## Material supplied
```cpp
hipError_t launch_trace(const KParams& p, int blocks, int threads, int hop, hipStream_t stream) {
  const size_t lds = trace_lds_bytes(p.scene.n_lds_nodes4, node4_bytes(p.scene.exts != nullptr), p.scene.n_lds_prims, p.scene.n_lds_perlin, p.scene.stack_depth4, threads,
                                     p.scene.n_lds_mats, p.scene.n_lds_texs);
  if (hop && !(threads == kTraceThreadsWide && !p.scene.exts && p.scene.n_lds_prims > 0)) return hipErrorInvalidValue;
  if (threads == kTraceThreadsWide && !p.scene.exts) {
    if (hop == 2)
      launch_trace2<kTraceThreadsWide, kSceneLds, false, 2>(p, blocks, lds, stream);
    else if (hop)
      launch_trace2<kTraceThreadsWide, kSceneLds, false, 1>(p, blocks, lds, stream);
    else if (p.scene.n_lds_prims > 0)
      launch_trace2<kTraceThreadsWide, kSceneLds, false>(p, blocks, lds, stream);
    else
      launch_trace2<kTraceThreadsWide, kNodesLds, false>(p, blocks, lds, stream);
    return hipGetLastError();
  }
  if (threads == kTraceThreadsWide3) {
    if (!p.scene.exts) return hipErrorInvalidValue;
    if (p.scene.n_lds_prims > 0)
      launch_trace2<kTraceThreadsWide3, kSceneLds, true>(p, blocks, lds, stream);
    else
      launch_trace2<kTraceThreadsWide3, kNodesLds, true>(p, blocks, lds, stream);
    return hipGetLastError();
  }
  switch (node_mode4(p.scene)) {
    case kNodesLds: launch_trace1<kTraceThreads, kNodesLds>(p, blocks, lds, stream); break;
    case kNodesGlobal: launch_trace1<kTraceThreads, kNodesGlobal>(p, blocks, lds, stream); break;
    default: launch_trace1<kTraceThreads, kNodesMixed>(p, blocks, lds, stream);
  }
  return hipGetLastError();
// ... 100 lines not shown
          }
        }
      auto pct = [](std::vector<double> v, double q) {
        if (v.empty()) return 0.0;
        std::sort(v.begin(), v.end());
        return v[std::min(v.size() - 1, (size_t)(q * (double)(v.size() - 1)))];
      };
      fprintf(stderr, "[phase-timeline] waves %zu; exit us p0 %.1f p50 %.1f p90 %.1f p99 %.1f p99.9 %.1f max %.1f; "
              "pool exhausted seen at us p0 %.1f p50 %.1f; exhausted->exit us p50 %.1f p90 %.1f p99 %.1f max %.1f\n",
              ends.size(), pct(ends, 0), pct(ends, 0.5), pct(ends, 0.9), pct(ends, 0.99), pct(ends, 0.999),
              pct(ends, 1), pct(firstx, 0), pct(firstx, 0.5), pct(tails, 0.5), pct(tails, 0.9), pct(tails, 0.99),
              pct(tails, 1));
      std::fill(t0, t0 + kTimelineWaves, 0ull);
      (void)hipMemcpyToSymbol(HIP_SYMBOL(g_wave_t0), t0, sizeof t0);
      (void)hipMemcpyToSymbol(HIP_SYMBOL(g_wave_tx), t0, sizeof t0);
      (void)hipMemcpyToSymbol(HIP_SYMBOL(g_wave_t1), t0, sizeof t0);
    }
  }
}
#endif

#ifdef RT_PHASE_TIMING
void phase_counters_dump() {
  unsigned long long h[64];
  if (hipMemcpyFromSymbol(h, HIP_SYMBOL(g_phase_ctr), sizeof h) != hipSuccess) return;
  static const char* names[] = {"visit", "visit_with_leaves", "sphere_iter", "sphere_slab_pass", "rect_iter",
                                "pop_iter", "segment_iter", "box_iter", "marble_round", "draws_coop_round",
                                "unit_fetch", "camera_ray", "philox_A", "philox_B", "marble_sin", "hit_record",
                                "checker_level", "dielectric", "metal", "lambertian", "sky", "diffuse_light",
                                "reflectance", "traverse4", "publish", "tie_resolve", "hop_candidate", "hop_served",
                                "hop2_candidate", "hop2_served", "hop_guarded"};
  for (int i = 0; i < 31; ++i)
    if (h[2 * i + 1])
      fprintf(stderr, "[phase-ev] %-18s lanes %.4g waves %.4g lanes/wave %.2f\n", names[i], (double)h[2 * i],
              (double)h[2 * i + 1], (double)h[2 * i] / (double)h[2 * i + 1]);
  unsigned long long lh[64], wh[64];
  if (hipMemcpyFromSymbol(lh, HIP_SYMBOL(g_visit_hist), sizeof lh) == hipSuccess &&
      hipMemcpyFromSymbol(wh, HIP_SYMBOL(g_wave_visit_hist), sizeof wh) == hipSuccess) {
    fprintf(stderr, "[phase-hist] visits: lanes / waves (slowest lane)\n");
    for (int i = 1; i < 64; ++i)
      if (lh[i] || wh[i]) fprintf(stderr, "[phase-hist] %2d %.6g %.6g\n", i, (double)lh[i], (double)wh[i]);
  }
  unsigned long long z[64] = {};
  (void)hipMemcpyToSymbol(HIP_SYMBOL(g_phase_ctr), z, sizeof z);
  (void)hipMemcpyToSymbol(HIP_SYMBOL(g_visit_hist), z, sizeof z);
  (void)hipMemcpyToSymbol(HIP_SYMBOL(g_wave_visit_hist), z, sizeof z);
}
#endif

hipError_t launch_tonemap(const double* accum, int width, int height, double inv, uint8_t* rgb8, hipStream_t stream) {
  const long long n = (long long)width * height * 3;
  const int blocks = (int)((n + 255) / 256);
  if (blocks == 0) return hipSuccess;
  hipLaunchKernelGGL(tonemap_kernel, dim3(blocks), dim3(256), 0, stream, accum, width, height, inv, rgb8);
  return hipGetLastError();
}

hipError_t launch_unpack(const double* gathered, int world, int max_tiles, int n_tiles_total, int tiles_x, int width,
                         int height, double* out, hipStream_t stream) {
  long long n = (long long)world * max_tiles * kTilePixels;
  int blocks = (int)((n + 255) / 256);
  if (blocks == 0) return hipSuccess;
  hipLaunchKernelGGL(unpack_kernel, dim3(blocks), dim3(256), 0, stream, gathered, world, max_tiles, n_tiles_total,
                     tiles_x, width, height, out);
  return hipGetLastError();
}

}
```

Measured before the change: 3044.

## Add downward ground-hop pass serving dielectric ground hits before full traversal

Adds a new trace instance (hop 3) that, after traversal hits a dielectric ground primitive, shades the refraction inline and tries a cheap ground-only intersection (ground_hop_t<DOWN>) instead of a full BVH traversal. It repeats up to three rounds while enough lanes in the wave qualify, and uses a 'waiting' state to defer lanes that still need a full traversal. A host-side check enables it only when a non-dielectric ground primitive lies below the new y_down threshold, and the DGround padding is replaced by that y_down field. This aims to cut BVH traversals for rays passing through the glass ground layer, at the cost of a larger kernel, more divergence and register pressure. It also extends the phase-timing event counters.

```diff
diff --git a/shirley-raytracing-rs_amd/csrc/rt/rt_api.cpp b/shirley-raytracing-rs_amd/csrc/rt/rt_api.cpp
--- a/shirley-raytracing-rs_amd/csrc/rt/rt_api.cpp
+++ b/shirley-raytracing-rs_amd/csrc/rt/rt_api.cpp
@@ -408,7 +408,7 @@
       ks.scene.n_lds_mats = ks.scene.n_lds_texs = 0;
       HIP_TRY(c, launch_split(ks, c->split_nt, c->cu_count, s));
     } else {
-      HIP_TRY(c, launch_trace(kp, (int)nseg, c->place.mk_threads, c->place.hop_kind, s));
+      HIP_TRY(c, launch_trace(kp, (int)nseg, c->place.mk_threads, hop_instance(c->place), s));
     }
     HIP_TRY(c, hipEventRecord(c->pass_ev[2 * k + 1], s));
     if (k == passes - 1) HIP_TRY(c, hipEventRecord(c->ev[1], s));
@@ -544,7 +544,7 @@
   c->place = P;
 
   int bpc = 0;
-  HIP_TRY(c, trace_occupancy(S, P.mk_threads, P.hop_kind, &bpc));
+  HIP_TRY(c, trace_occupancy(S, P.mk_threads, hop_instance(P), &bpc));
   if (bpc < 1) return fail(c, RT_E_UNSUPPORTED, "trace kernel does not fit on a CU (LDS %lld B)", P.stack_bytes);
   c->blocks_per_cu = bpc;
   DScene W = S;
diff --git a/shirley-raytracing-rs_amd/csrc/rt/rt_device.h b/shirley-raytracing-rs_amd/csrc/rt/rt_device.h
--- a/shirley-raytracing-rs_amd/csrc/rt/rt_device.h
+++ b/shirley-raytracing-rs_amd/csrc/rt/rt_device.h
@@ -858,7 +858,8 @@
 
 #ifdef RT_PHASE_TIMING
 #define g_trav_lane_steps trav_lane_steps_ref
-static __device__ unsigned long long g_phase_ctr[64];
+constexpr int kPhaseEvents = 48;
+static __device__ unsigned long long g_phase_ctr[2 * kPhaseEvents];
 static __device__ unsigned long long g_visit_hist[64], g_wave_visit_hist[64];
 
 __device__ __forceinline__ void ph_count(int i) {
@@ -1312,8 +1313,10 @@
   return (face & 1) ? da > 0.0 : da < 0.0;
 }
 typedef __attribute__((address_space(4))) const DGround GGround;
-__device__ __forceinline__ bool ground_hop(const DScene& S, const DPrim* lds_prims, const DMat* mats, GGround* g, v3 o, v3 d,
-                                           double t_min, double& t_best, int& best, int& face_best, bool& guarded) {
+constexpr int kHopRefused = 0, kHopServed = 1, kHopFound = 2;
+template <bool DOWN>
+__device__ __forceinline__ int ground_hop_t(const DScene& S, const DPrim* lds_prims, const DMat* mats, GGround* g, v3 o, v3 d,
+                                            double t_min, double& t_best, int& best, int& face_best, bool& guarded) {
   bool div_ok;
   const v3 inv = inv_dir(d, div_ok);
   const RaySigns ns = ray_signs(inv);
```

## Work request
Which lines of the records above hold the word "unsigned"? Copy each one out.

## Answer to the exercise
  unsigned long long h[64];
  unsigned long long lh[64], wh[64];
  unsigned long long z[64] = {};
-static __device__ unsigned long long g_phase_ctr[64];
+static __device__ unsigned long long g_phase_ctr[2 * kPhaseEvents];
 static __device__ unsigned long long g_visit_hist[64], g_wave_visit_hist[64];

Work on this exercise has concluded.